# Green Neon Tetras hiding



## DEL 707 (2 Mar 2020)

I have a 55l planted tank. An AquaOne Aqua Nano 40 with all the stock equiptment.






The current stock:

10 Green Neon Tetras
3 Amano Shrimp
An army of Cherry Red Shrimp
2 Nerite snails

The tanks been setup for just 6 months, fish have been in there for 4.

My problem is that the tetras seem to spend all of their time hiding, I don't have a big tank, but because of the wood and the plants, I can't even tell how many are alive in there.

There's 1 or 2 big boys who appear from time to time and hang around the front of the wood, but they seem to chase off anyone else who comes forward.

The same thing happens at feeding time, there will be a mad dash for food, but the head honcho chases anyone who comes out.

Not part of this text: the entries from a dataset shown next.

@@ -1086,6 +1181,45 @@
   hipLaunchKernelGGL(weightset_absmax, dim3(gx, n), dim3(256), 0, s, ws);
   const int grid = (int)std::min<int64_t>(4096, (acc + 255) / 256);
   hipLaunchKernelGGL(weightset_convert, dim3(grid), dim3(256), 0, s, ws);
+  return launch_status();
+}
+
+extern "C" int spml_hl8_weight_table_f32(const float* const* w, const int* cout, const int* cin, const int* taps,
+                                         int n, float* bounds, void* const* fwd, void* const* transposed,
+                                         void* stream) {
+  if (!w || !cout || !cin || !taps || !bounds || !fwd || !transposed || n < 1) return SPML_ERR_INVALID_ARG;
+  for (int i = 0; i < n; ++i) {
+    if (!w[i] || !fwd[i] || !transposed[i] || cout[i] <= 0 || cin[i] <= 0 || (taps[i] != 1 && taps[i] != 9))
+      return SPML_ERR_INVALID_ARG;
+    if ((cout[i] & 7) || (cin[i] & 7) || !al16(w[i]) || !al16(fwd[i]) || !al16(transposed[i])) return SPML_ERR_UNSUPPORTED;
+    if ((int64_t)((cout[i] + WT_CO - 1) / WT_CO) * ((cin[i] + WT_CI - 1) / WT_CI) * taps[i] > (1 << 24))
+      return SPML_ERR_UNSUPPORTED;
+  }
+  hipStream_t s = (hipStream_t)stream;
+  if (hipMemsetAsync(bounds, 0, (size_t)n * sizeof(float), s) != hipSuccess) return SPML_ERR_LAUNCH;
+  WeightBatch b;
+  b.n = 0;
+  b.start[0] = 0;
+  auto flush = [&]() {
+    if (b.n > 0) {
+      hipLaunchKernelGGL(weighttable_absmax, dim3(b.start[b.n]), dim3(256), 0, s, b);
+      hipLaunchKernelGGL(weighttable_convert, dim3(b.start[b.n]), dim3(256), 0, s, b);
+    }
+    b.n = 0;
+  };
+  for (int i = 0; i < n; ++i) {
+    const int tiles = ((cout[i] + WT_CO - 1) / WT_CO) * ((cin[i] + WT_CI - 1) / WT_CI) * taps[i];
+    if (b.n == WT_ROWS || b.start[b.n] + (int64_t)tiles > (1 << 26)) flush();
+    WeightRow& r = b.row[b.n];
+    r.w = w[i];
+    r.fwd = static_cast<uint4*>(fwd[i]);
+    r.tr = static_cast<uint4*>(transposed[i]);
+    r.bound = bounds + i;
+    r.cout = cout[i]; r.cin = cin[i]; r.taps = taps[i];
+    b.start[b.n + 1] = b.start[b.n] + tiles;
+    ++b.n;
+  }
+  flush();
   return launch_status();
 }
 
diff --git a/spml_amd/csrc/sgd.hip b/spml_amd/csrc/sgd.hip
--- /dev/null
+++ b/spml_amd/csrc/sgd.hip
@@ -0,0 +1,117 @@
+#include "common.hpp"
+
+#include <algorithm>
+
+namespace spml {
+namespace {
+
+constexpr int SGD_TENSORS = 60;
+constexpr int SGD_CHUNK = 8192;
+
+struct SgdBatch {
+  float* p[SGD_TENSORS];
+  const float* g[SGD_TENSORS];
+  float* buf[SGD_TENSORS];
+  int64_t n[SGD_TENSORS];
+  float scale[SGD_TENSORS], wd[SGD_TENSORS], mom[SGD_TENSORS];
+  int first[SGD_TENSORS + 1];
+  int count;
+};
+static_assert(sizeof(SgdBatch) <= 4000, "the batch must fit the kernel argument segment");
+
+struct SgdScalars {
+  float scale, wd, mom;
+  bool has_wd, has_mom;
+};
+
+__device__ __forceinline__ void sgd_one(float& p, float g, float& buf, const SgdScalars& s) {
+#pragma clang fp contract(off)
+  if (s.has_wd) g = __builtin_fmaf(s.wd, p, g);
+  if (s.has_mom) {
+    buf = buf * s.mom;
+    buf = __builtin_fmaf(s.scale, g, buf);
+    p = p - buf;
+  } else {
+    p = p - g;
+  }
+}
+
+__global__ __launch_bounds__(256) void sgd_step(const SgdBatch b) {
+  int t = 0, hi = b.count;
+  while (hi - t > 1) {
+    const int mid = (t + hi) >> 1;
+    if ((int)blockIdx.x >= b.first[mid]) t = mid; else hi = mid;
+  }
+  const int64_t off = (int64_t)((int)blockIdx.x - b.first[t]) * SGD_CHUNK;
+  const int len = (int)std::min<int64_t>(SGD_CHUNK, b.n[t] - off);
+  float* __restrict__ p = b.p[t] + off;
+  const float* __restrict__ g = b.g[t] + off;
+  float* __restrict__ buf = b.buf[t] ? b.buf[t] + off : nullptr;
+  SgdScalars s;
+  s.scale = b.scale[t]; s.wd = b.wd[t]; s.mom = b.mom[t];
+  s.has_wd = s.wd != 0.f;
+  s.has_mom = buf != nullptr;
+  const bool vec = (((uintptr_t)p | (uintptr_t)g | (uintptr_t)buf) & 15) == 0;
+  const int n4 = vec ? len >> 2 : 0;
+  for (int i = threadIdx.x; i < n4; i += 256) {
+    float4v pv = reinterpret_cast<const float4v*>(p)[i];
+    const float4v gv = reinterpret_cast<const float4v*>(g)[i];
+    float4v bv = {0.f, 0.f, 0.f, 0.f};
+    if (s.has_mom) bv = reinterpret_cast<const float4v*>(buf)[i];
+#pragma unroll
+    for (int e = 0; e < 4; ++e) {
+      float pe = pv[e], be = bv[e];
+      sgd_one(pe, gv[e], be, s);
+      pv[e] = pe; bv[e] = be;
+    }
+    reinterpret_cast<float4v*>(p)[i] = pv;
+    if (s.has_mom) reinterpret_cast<float4v*>(buf)[i] = bv;
+  }
+  for (int i = (n4 << 2) + threadIdx.x; i < len; i += 256) {
+    float pe = p[i], be = s.has_mom ? buf[i] : 0.f;
+    sgd_one(pe, g[i], be, s);
+    p[i] = pe;
+    if (s.has_mom) buf[i] = be;
+  }
+}
+
+}
+}
+
+using namespace spml;
+
+extern "C" int spml_sgd_step_f32(void* const* p, const void* const* grad, void* const* buf, const int64_t* numel,
+                                 const float* scale, const float* weight_decay, const float* momentum, int n,
+                                 void* stream) {
+  if (n < 0) return SPML_ERR_INVALID_ARG;
+  if (n > 0 && (!p || !grad || !buf || !numel || !scale || !weight_decay || !momentum)) return SPML_ERR_INVALID_ARG;
+  for (int i = 0; i < n; ++i) {
+    if (!p[i] || !grad[i] || numel[i] < 0) return SPML_ERR_INVALID_ARG;
+    if ((momentum[i] != 0.f) != (buf[i] != nullptr)) return SPML_ERR_INVALID_ARG;
+    if (!(momentum[i] >= 0.f)) return SPML_ERR_UNSUPPORTED;
+    if (((uintptr_t)p[i] | (uintptr_t)grad[i] | (uintptr_t)buf[i]) & 3) return SPML_ERR_INVALID_ARG;
+    if ((numel[i] + SGD_CHUNK - 1) / SGD_CHUNK > (1 << 24)) return SPML_ERR_UNSUPPORTED;
+  }
+  hipStream_t s = (hipStream_t)stream;
+  SgdBatch b;
+  b.count = 0;
+  b.first[0] = 0;
+  auto flush = [&]() {
+    if (b.count > 0) hipLaunchKernelGGL(sgd_step, dim3(b.first[b.count]), dim3(256), 0, s, b);
+    b.count = 0;
+  };
+  for (int i = 0; i < n; ++i) {
+    if (numel[i] == 0) continue;
+    const int blocks = (int)((numel[i] + SGD_CHUNK - 1) / SGD_CHUNK);
+    if (b.count == SGD_TENSORS || b.first[b.count] + (int64_t)blocks > (1 << 26)) flush();
+    const int k = b.count++;
+    b.p[k] = static_cast<float*>(p[i]);
+    b.g[k] = static_cast<const float*>(grad[i]);
+    b.buf[k] = static_cast<float*>(buf[i]);
+    b.n[k] = numel[i];
+    b.scale[k] = scale[i]; b.wd[k] = weight_decay[i]; b.mom[k] = momentum[i];
+    b.first[k + 1] = b.first[k] + blocks;
+  }
+  flush();
+  return launch_status();
+}
diff --git a/spml_amd/mc_bottleneck.py b/spml_amd/mc_bottleneck.py
--- a/spml_amd/mc_bottleneck.py
+++ b/spml_amd/mc_bottleneck.py
@@ -232,6 +232,11 @@
     return stats
 
 
+def _weight_set(conv, weights):
+  split = getattr(conv, '_spml_split', None)
+  return (split.lookup(weights) if split is not None else None) or _ffi.hl8_weight_set(weights)
+
+
 class _Unit(torch.autograd.Function):
 
   @staticmethod
@@ -242,7 +247,7 @@
     dil = block.conv2.dilation[0]
     width, cout = w1.shape[0], w3.shape[0]
     xh = _ffi.Hl8(xh_data, xh_bound, rows, cin) if xh_data is not None else _ffi.hl8_from_f32(x)
-    wset = _ffi.hl8_weight_set([w1, w2, w3] + ([wd] if wd is not None else []))
+    wset = _weight_set(block.conv1, [w1, w2, w3] + ([wd] if wd is not None else []))
     (w1f, w1t), (w2f, w2t), (w3f, w3t) = wset[:3]
     conv = _ffi.conv_hl8_stats
     a1, s1 = conv(xh, w1f, n, h, w, 1)
@@ -363,7 +368,7 @@
     rows, cout = n * h * w, weight.shape[0]
     taps, dil = weight.shape[2] * weight.shape[3], conv.dilation[0]
     xh = getattr(x, '_spml_hl8', None) or _ffi.hl8_from_f32(x)
-    (wf, wt), = _ffi.hl8_weight_set([weight])
+    (wf, wt), = _weight_set(conv, [weight])
     a, st = _ffi.conv_hl8_stats(xh, wf, n, h, w, taps, dil)
     nb = _Bn(bn, a, rows, cout, relu=True, want_f32=True, want_hl8=False, chunk_stats=st)
     ctx.geom = (n, cin, h, w, taps, dil, cout)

Its been like this for the last month, before they were all out in front, but very skitterish when anyone came near the tank.

I do 20l water changes everyweek. RO water which I reminerlise with Salty Shrimp GH/KH.

I tested my water today before my water change.

Ammonia = 0
Nitrite = 0
Nitrate = 10
PH = 6.4

Nitrate is normally lower, but due to illness, I wasn't able to do a water change last week.

Are there any ideas on what I can do to bring my tetras out?


----------



## alto (3 Mar 2020)

Most green neon tetras (and rasboras) are wild caught so they tend to be more sensitive to environment - these fish usually do better in bigger, deeper tanks 

I suspect that when the lights are off, and there’s no vibration near the tank, the green neons are everywhere - I’d set up some dim lighting and sit quietly awhile to assess, that will reassure re fish health 

I assume tank dimensions 40 x 40 x 40cm 

I’d they are wild caught green neon tetras, a group of 20-30 is usually recommended but I’d hesitate to add that many to this small aquarium, you could try adding a few (standard) neon tetras and that may bring the group out

I would never recommend this size of tank for green neons, you could try adding some tannins to the tank (black water extract, peat in filter, Tannin Aquatics materials (eg https://blackwateruk.com/))  and see if that improves the situation
A light tint shouldn’t affect your plants too much


----------



## dw1305 (3 Mar 2020)

Hi all, 





DEL 707 said:


> My problem is that the tetras seem to spend all of their time hiding,


Just get <"some floating plants."> 





alto said:


> you could try adding some tannins to the tank (black water extract, peat in filter, Tannin Aquatics materials (eg https://blackwateruk.com/)) and see if that improves the situation


and that one. 

cheers Darrel


----------



## Dr Mike Oxgreen (3 Mar 2020)

dw1305 said:


> Hi all, Just get <"some floating plants.">


Yup, I find hornwort such a useful plant that I’ve just started keeping some on standby on the windowsill, in a little pentagonal thing my wife gave me. It’s quite decorative, and it saves me trudging down to the pond to fetch some. (She intended me to use it to grow cacti in, but it’s not really suitable for that. She should have anticipated that it would end up full of water!)


----------



## Onoma1 (3 Mar 2020)

I found them to be particularly shy. I rehomed my first lot. Adding far more plants and ember tetras as a dither fish seemed to work. I also bought my second lot from Carp Co as tank bred fish.


----------



## alto (3 Mar 2020)

Onoma1 said:


> tank bred fish.


these seem to be a completely different fish (perhaps a little help in breaking the initial breeding barrier)


----------